## Excerpted records
——————————
template <class Model>
__device__ __forceinline__ void ug_nominal(const SmoothArgs& a, const UgUni<Model::NC>& U, const UgLds<Model>& S,
                                           UgNomLds& L, double rr, int t, int lane) {
    constexpr int NC = Model::NC, n = Model::NX, m = Model::NU;
    static_assert(NC == 8 && n <= 8, "lane (i,k) = 8 i + k owns entry (i,k) of the 8 x 8 dual Hessian");
    float du0[m], r32[NC], lam32[NC];
#pragma unroll
    for (int j = 0; j < m; ++j) du0[j] = 0.f;
    const float tolv = ug_rhs<Model>(U, S, du0, r32);
    unsigned am = 0u;
    if (!ug_try<Model>(U, S, r32, tolv, lam32, am)) ug_full<Model>(S, r32, tolv, am, lam32);
    unsigned set = 0u;
#pragma unroll
    for (int i = 0; i < NC; ++i) set |= (lam32[i] > 0.f) ? (1u << i) : 0u;
    set = (unsigned)__builtin_amdgcn_readfirstlane((int)set);
    {
        const int li = lane >> 3, lk = lane & 7;
        double w = 0.0;
#pragma unroll
        for (int kk = 0; kk < n; ++kk) w += L.J[li][kk] * L.Dinv[kk] * L.J[lk][kk];
        double scale = 1e-300;
#pragma unroll
        for (int c = 0; c < NC; ++c) scale = fmax(scale, fabs(__shfl(rr, c, 64)));
        const double tol64 = 1e-10 * scale;
        double lamd = 0.0;
        bool settled = false;
        for (int corr = 0; corr < 8 && !settled; ++corr) {
            double M = w, Lf = 0.0;
            unsigned eff = 0u;
            double invd[NC];
#pragma unroll
            for (int j = 0; j < NC; ++j) {
                const double dj = __shfl(M, 9 * j, 64), wjj = __shfl(w, 9 * j, 64);
                const bool ok = ((set >> j) & 1u) && dj > 1e-7 * wjj;
                eff |= ok ? (1u << j) : 0u;
                invd[j] = ok ? 1.0 / dj : 0.0;
                const double Mij = __shfl(M, 8 * li + j, 64), Mkj = __shfl(M, 8 * lk + j, 64);
                if (lk == j && li > j) Lf = Mij * invd[j];
                if (li > j && lk > j) M -= Mij * invd[j] * Mkj;
            }
            const bool mine = lane < NC && ((eff >> lane) & 1u);
            double y = mine ? -rr : 0.0;
#pragma unroll
            for (int j = 0; j < NC; ++j) {
                const double yj = __shfl(y, j, 64);
                const double Lij = __shfl(Lf, 8 * (lane & 7) + j, 64);
                if (lane < NC && lane > j) y -= Lij * yj;
            }
            double invme = 0.0;
#pragma unroll
            for (int j = 0; j < NC; ++j) invme = (lane == j) ? invd[j] : invme;
            y *= invme;
#pragma unroll
            for (int j = NC - 1; j >= 0; --j) {
                const double yj = __shfl(y, j, 64);
                const double Lji = __shfl(Lf, 8 * j + (lane & 7), 64);
                if (lane < j) y -= Lji * yj;
            }
            lamd = mine ? y : 0.0;
            double pr = w * __shfl(lamd, lk, 64);
            pr += __shfl_xor(pr, 1, 64);
            pr += __shfl_xor(pr, 2, 64);
            pr += __shfl_xor(pr, 4, 64);
            const double sl = rr + __shfl(pr, 8 * (lane & 7), 64);
            const bool neg = lane < NC && mine && !(lamd > 0.0);
            const bool viol = lane < NC && !mine && sl < -tol64;
            const unsigned negb = (unsigned)(__ballot(neg) & 0xffull), violb = (unsigned)(__ballot(viol) & 0xffull);
            if ((negb | violb) == 0u) settled = true;
            else set = (eff & ~negb) | violb;
        }
        double f = 0.0;
        if (settled) {
            double acc = 0.0;
#pragma unroll
            for (int c = 0; c < NC; ++c) acc += L.J[c][lane < n ? lane : 0] * __shfl(lamd, c, 64);
            if (lane < n) f = L.q[lane] + L.Dinv[lane] * (acc - L.b[lane]);
        } else if (lane < n) {
            float acc = -S.Db0[lane];
#pragma unroll
            for (int c = 0; c < NC; ++c) acc = fmaf(S.JD[lane][c], lam32[c], acc);
            f = (double)(S.q[lane] + acc);
        }
        if (lane < n)
            __hip_atomic_store(a.fnom + (size_t)t * n + Model::perm(lane), f, __ATOMIC_RELAXED, __HIP_MEMORY_SCOPE_AGENT);
    }
}

#ifdef IRS_UG_STAMPS
constexpr int kUgStampSlots = 12, kUgStampWgs = 2048;
__device__ unsigned long long ug_stamps[kUgStampWgs * kUgStampSlots];
#define UG_STAMP(slot)                                                                          \
    do {                                                                                        \
        if ((threadIdx.x & 63) == 0) {                                                          \
            const int wg_ = blockIdx.y * gridDim.x + blockIdx.x;                                \
            if (wg_ < kUgStampWgs && ((slot) < 8 ? threadIdx.x == 0 : true))                    \
                ug_stamps[wg_ * kUgStampSlots + (slot)] = __builtin_amdgcn_s_memtime();         \
        }                                                                                       \
    } while (0)
#else
#define UG_STAMP(slot) do {} while (0)
#endif

template <class Model, int MODE, bool RNG, bool FUSE>
__global__ __launch_bounds__(kUgBlock) void smooth_ug_kernel(SmoothArgs a) {
    using TR = SmoothTraits<Model, MODE>;
    constexpr int n = TR::n, m = TR::m, P = TR::P, NC = Model::NC;
    constexpr int BLOCK = kUgBlock, NW = BLOCK / 64;
    static_assert(TR::Z0 == n && NC == 8 && m == 4, "u-only smoothing of an 8-row contact model with 4 commands");
    static_assert(P < kBlock, "the hand-off's group reduction");
    constexpr int NG = m * (m + 1) / 2;
    constexpr int PI = TR::FIRST_B ? 1 : NG + m * NC + m;
    constexpr int PPI = irs_reduce_pad(TR::FIRST_B ? n * m : PI);
    constexpr int QE = m + 1;
    __shared__ UgLds<Model> S;
    __shared__ UgNomLds nomL;
    __shared__ float ring_all[NW * kUgRing * QE];
    __shared__ float red[NW * (PPI > TR::PP ? PPI : TR::PP)];
    __shared__ float toti[PPI];
    __shared__ unsigned hist[TR::FIRST_B ? (1 << NC) : 1];
    __shared__ double red64[TR::NGRP * P];
    __shared__ double tot[P];
    __shared__ FinalizeLds<Model, MODE> fin;
    __shared__ int s_ticket;

    const int t = blockIdx.y, blk = blockIdx.x, tid = threadIdx.x;
    const int lane = tid & 63, wave = tid >> 6;

    UG_STAMP(0);
    const bool nominal_wave = blk == 0 && wave == NW - 1;
    double nom_r = 0.0;
    if (nominal_wave && !(a.diag & 2)) nom_r = ug_nominal_geometry<Model>(a, nomL, t, lane);
    if (wave == 0) {
        float xb[n], ub[m], q[n], Dinv[n], b0[n], J[NC][n], phi[NC];
#pragma unroll
        for (int i = 0; i < n; ++i) xb[i] = (float)a.x_trj[(size_t)t * n + i];
#pragma unroll
        for (int j = 0; j < m; ++j) ub[j] = (float)a.u_trj[(size_t)t * m + j];
        Model::template assemble<float>(a.p, xb, ub, q, Dinv, b0, J, phi);
        if (lane == 0) {
#pragma unroll
            for (int i = 0; i < NC; ++i) {
                S.phi[i] = phi[i];
#pragma unroll
                for (int k = 0; k < n; ++k) S.Jc[i][k] = J[i][k];
            }
#pragma unroll
            for (int k = 0; k < n; ++k) { S.Db0[k] = b0[k] * Dinv[k]; S.q[k] = q[k]; S.Dinv[k] = Dinv[k]; }
#pragma unroll
            for (int j = 0; j < m; ++j) S.DK[j] = Dinv[Model::act(j)] * Model::template stiffness<float>(a.p, j);
        }
    }
    if constexpr (TR::FIRST_B) {
        for (int q = tid; q < (1 << NC); q += BLOCK) hist[q] = 0u;
    }
    __syncthreads();
    if (tid < NC * NC) {
        const int i = tid / NC, j = tid % NC, hi = i > j ? i : j, lo = i > j ? j : i;
        float w = (S.Jc[hi][0] * S.Dinv[0]) * S.Jc[lo][0];
#pragma unroll
        for (int k = 1; k < n; ++k) w = w + (S.Jc[hi][k] * S.Dinv[k]) * S.Jc[lo][k];
        S.W[i][j] = w;
        if (i == j) {
            S.Wd[i] = w;
            S.invw[i] = (float)kContactPgsOmega * irs_rcp_fast(w);
        }
    } else if (tid < NC * NC + NC) {
        const int i = tid - NC * NC;
        float ri = S.phi[i];
#pragma unroll
        for (int k = 0; k < n; ++k) ri = ri - S.Jc[i][k] * S.Db0[k];
        S.r0[i] = ri;
    } else if (tid < 2 * NC * NC + NC) {
        const int e = tid - (NC * NC + NC), k = e / NC, c = e % NC;
        if (k < n) S.JD[k][c] = S.Jc[c][k] * S.Dinv[k];
    } else if (tid < 2 * NC * NC + NC + m * NC) {
        const int e = tid - (2 * NC * NC + NC), j = e / NC, c = e % NC;
        S.C[j][c] = (S.Jc[c][Model::act(j)] * S.Dinv[Model::act(j)]) * Model::template stiffness<float>(a.p, j);
    }
    __syncthreads();
    UG_STAMP(1);
    if (!(a.diag & 4))
        for (int e = tid; e < 2 * (1 << NC); e += BLOCK) ug_build_entry<Model>(S, (unsigned)(e >> 1), e & 1);
    __syncthreads();

    UG_STAMP(2);
    UgUni<NC> U;
    {
        int q = 0;
#pragma unroll
        for (int i = 0; i < NC; ++i)
#pragma unroll
            for (int j = i; j < NC; ++j) U.W[q++] = S.W[i][j];
#pragma unroll
        for (int i = 0; i < NC; ++i) { U.invw[i] = S.invw[i]; U.r0[i] = S.r0[i]; }
    }

    float acc[PPI];
#pragma unroll
    for (int i = 0; i < PPI; ++i) acc[i] = 0.f;

    if (nominal_wave && !(a.diag & 2)) ug_nominal<Model>(a, U, S, nomL, nom_r, t, lane);
    if (nominal_wave) UG_STAMP(8);
    if (!(a.diag & 8)) {
        const int V = a.nblk * NW;
        const int me = nominal_wave ? V - 1 : (blk == 0 ? wave : blk * NW - 1 + wave);
        const int nblocks = (a.N + 63) / 64;
        int round = nominal_wave ? kUgNomRounds : 0;
        auto block_of = [&](int k) { return k < kUgNomRounds ? k * (V - 1) + me : kUgNomRounds * (V - 1) + (k - kUgNomRounds) * V + me; };
        float* ring = ring_all + wave * (kUgRing * QE);
        int qhead = 0, qtail = 0;
        int bk = block_of(round);
        float du_next[m];
#pragma unroll
        for (int j = 0; j < m; ++j) du_next[j] = 0.f;
        auto request = [&](int block) {
            if constexpr (!RNG) {
                if (block < nblocks) {
                    const int sidx = block * 64 + lane;
                    const size_t row = (size_t)t * a.N + (sidx < a.N ? sidx : a.N - 1);
                    load_row<m>(a.du + row * m, du_next);
                }
            }
        };
        request(bk);
        while (true) {
            const bool fresh = bk < nblocks;
            const int pending = qtail - qhead;
            const bool flush = pending >= 64 || (!fresh && pending > 0);
            if (!fresh && !flush) break;
            float du[m], r[NC], lam[NC];
            bool on, fin_ = true;
            if (flush) {
                __builtin_amdgcn_fence(__ATOMIC_RELEASE, "wavefront");
                __builtin_amdgcn_wave_barrier();
                __builtin_amdgcn_fence(__ATOMIC_ACQUIRE, "wavefront");
                const int take = min(64, pending);
                on = lane < take;
                const int slot = (qhead + (on ? lane : 0)) & (kUgRing - 1);
#pragma unroll
                for (int j = 0; j < m; ++j) du[j] = ring[slot * QE + j];
                const unsigned wm = __float_as_uint(ring[slot * QE + m]);
                const float tolv = ug_rhs<Model>(U, S, du, r);
                ug_full<Model>(S, r, tolv, wm, lam, (a.diag & 128) ? 8 : ((a.diag & 256) ? 12 : 4 * NC));
                qhead += take;
            } else {
                const int sidx = bk * 64 + lane;
                on = sidx < a.N;
                if constexpr (RNG) {
                    const unsigned long long gidx = a.sample_offset + (unsigned long long)sidx;
#pragma unroll
                    for (int j = n / 4; j < (n + m + 3) / 4; ++j) {
                        float g4[4];
                        philox_normal4(gidx, (unsigned)t, (unsigned)j, a.iter, a.seed, g4);
#pragma unroll
                        for (int c = 0; c < 4; ++c) {
                            const int idx = 4 * j + c;
                            if (idx >= n && idx < n + m) du[idx - n] = __fmul_rn(g4[c], a.std[idx]);
                        }
                    }
                } else {
#pragma unroll
                    for (int j = 0; j < m; ++j) du[j] = du_next[j];
                    request(block_of(round + 1));
                }
                const float tolv = ug_rhs<Model>(U, S, du, r);
                unsigned mask = 0u;
                fin_ = ug_try<Model>(U, S, r, tolv, lam, mask, a.diag);
                if (a.diag & 16) fin_ = true;
                const bool hard = on && !fin_;
                const unsigned long long bal = __ballot(hard);
                if (hard) {
                    const int slot = (qtail + __popcll(bal & ((1ull << lane) - 1ull))) & (kUgRing - 1);
#pragma unroll
                    for (int j = 0; j < m; ++j) ring[slot * QE + j] = du[j];
                    ring[slot * QE + m] = __uint_as_float(mask);
                }
                qtail += __popcll(bal);
                bk = block_of(++round);
            }
            const bool use = on && fin_;
            bool nonfinite = false;
#pragma unroll
            for (int j = 0; j < m; ++j) nonfinite = nonfinite || irs_nonfinite_bits(du[j]);
            if constexpr (TR::FIRST_B) {
                unsigned I = 0u;
#pragma unroll
                for (int i = 0; i < NC; ++i) I |= (lam[i] * S.Wd[i] > (float)kContactActiveTol) ? (1u << i) : 0u;
                if (use) __hip_atomic_fetch_add(&hist[I], 1u, __ATOMIC_RELAXED, __HIP_MEMORY_SCOPE_WORKGROUP);
                if (on && nonfinite) acc[0] = irs_poison();
            } else {
                float zz[m];
#pragma unroll
                for (int j = 0; j < m; ++j) zz[j] = use ? du[j] : 0.f;
                int q = 0;
#pragma unroll
                for (int i = 0; i < m; ++i)
#pragma unroll
                    for (int j = i; j < m; ++j) { acc[q] = fmaf(zz[i], zz[j], acc[q]); ++q; }
#pragma unroll
                for (int i = 0; i < m; ++i)
#pragma unroll
                    for (int c = 0; c < NC; ++c) { acc[q] = fmaf(zz[i], lam[c], acc[q]); ++q; }
#pragma unroll
                for (int i = 0; i < m; ++i) { acc[q] += zz[i]; ++q; }
                if (on && nonfinite) acc[0] = irs_poison();
            }
        }
    }

    UG_STAMP(3);
    if (blk == 0 && wave == 1) UG_STAMP(9);
    if constexpr (TR::FIRST_B) {
        __syncthreads();
        unsigned poison_bits = __float_as_uint(acc[0]);
        asm volatile("" : "+v"(poison_bits));
#pragma unroll
        for (int i = 0; i < PPI; ++i) acc[i] = 0.f;
        for (int I = tid; I < (1 << NC); I += BLOCK) {
            const unsigned cnt = hist[I];
            if (cnt == 0u) continue;
            const float* e = &S.tab[I][0];
            const unsigned ap = __float_as_uint(e[72]);
            float Y[NC][m];
#pragma unroll
            for (int i = 0; i < NC; ++i) {
                const bool in = ((ap >> i) & 1u) != 0u;
#pragma unroll
                for (int c = 0; c < m; ++c) {
                    float s = 0.f;
#pragma unroll
                    for (int j = 0; j < NC; ++j) s = fmaf(e[8 * j + i], S.Jc[j][Model::act(c)], s);
                    Y[i][c] = in ? -s : 0.f;
                }
            }
#pragma unroll
            for (int k = 0; k < n; ++k)
#pragma unroll
                for (int c = 0; c < m; ++c) {
                    float s = 0.f;
#pragma unroll
                    for (int i = 0; i < NC; ++i) s = fmaf(S.Jc[i][k], Y[i][c], s);
                    const float Bkc = (k == Model::act(c) ? 1.f : 0.f) - S.Dinv[k] * s;
                    acc[Model::perm(k) * m + c] += (float)cnt * Bkc;
                }
        }
        if ((poison_bits & 0x7f800000u) == 0x7f800000u) acc[0] = irs_poison();
        block_reduce_lds<P, NW>(acc, red);
    } else {
        block_reduce_lds<PI, NW>(acc, red);
        __syncthreads();
        for (int q = tid; q < PI; q += BLOCK) {
            float s = red[q];
#pragma unroll
            for (int w = 1; w < NW; ++w) s += red[w * PPI + q];
            toti[q] = s;
        }
        __syncthreads();
        float out = 0.f;
        if (tid < P) {
            if (tid < NG) out = toti[tid];
            else if (tid < NG + m * n) {
                const int i = (tid - NG) / n, kext = (tid - NG) % n;
                int k = 0, jact = -1;
#pragma unroll
                for (int kk = 0; kk < n; ++kk) k = (Model::perm(kk) == kext) ? kk : k;
#pragma unroll
                for (int j = 0; j < m; ++j) jact = (Model::act(j) == k) ? j : jact;
                float s = -S.Db0[k] * toti[NG + m * NC + i];
                for (int c = 0; c < NC; ++c) s = fmaf(S.JD[k][c], toti[NG + i * NC + c], s);
                if (jact >= 0) {
                    const int lo = i < jact ? i : jact, hi = i < jact ? jact : i;
                    s = fmaf(S.DK[jact], toti[lo * m - lo * (lo - 1) / 2 + (hi - lo)], s);
                }
                out = s;
            } else {
                out = toti[NG + m * NC + (tid - NG - m * n)];
            }
        }
        __syncthreads();
        for (int q = tid; q < NW * TR::PP; q += BLOCK) red[q] = 0.f;
        __syncthreads();
        if (tid < P) red[tid] = out;
    }
    UG_STAMP(4);
    smooth_finish<Model, MODE, FUSE, BLOCK, true>(a, red, red64, tot, fin, s_ticket, t, blk, tid, a.fnom + (size_t)t * n);
    UG_STAMP(5);
}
——————————
Start with the line above that contains "const double Mij" and stop after the line that contains "const double Lij". Output those lines exactly, and only those.

## Completed exercise
                const double Mij = __shfl(M, 8 * li + j, 64), Mkj = __shfl(M, 8 * lk + j, 64);
                if (lk == j && li > j) Lf = Mij * invd[j];
                if (li > j && lk > j) M -= Mij * invd[j] * Mkj;
            }
            const bool mine = lane < NC && ((eff >> lane) & 1u);
            double y = mine ? -rr : 0.0;
#pragma unroll
            for (int j = 0; j < NC; ++j) {
                const double yj = __shfl(y, j, 64);
                const double Lij = __shfl(Lf, 8 * (lane & 7) + j, 64);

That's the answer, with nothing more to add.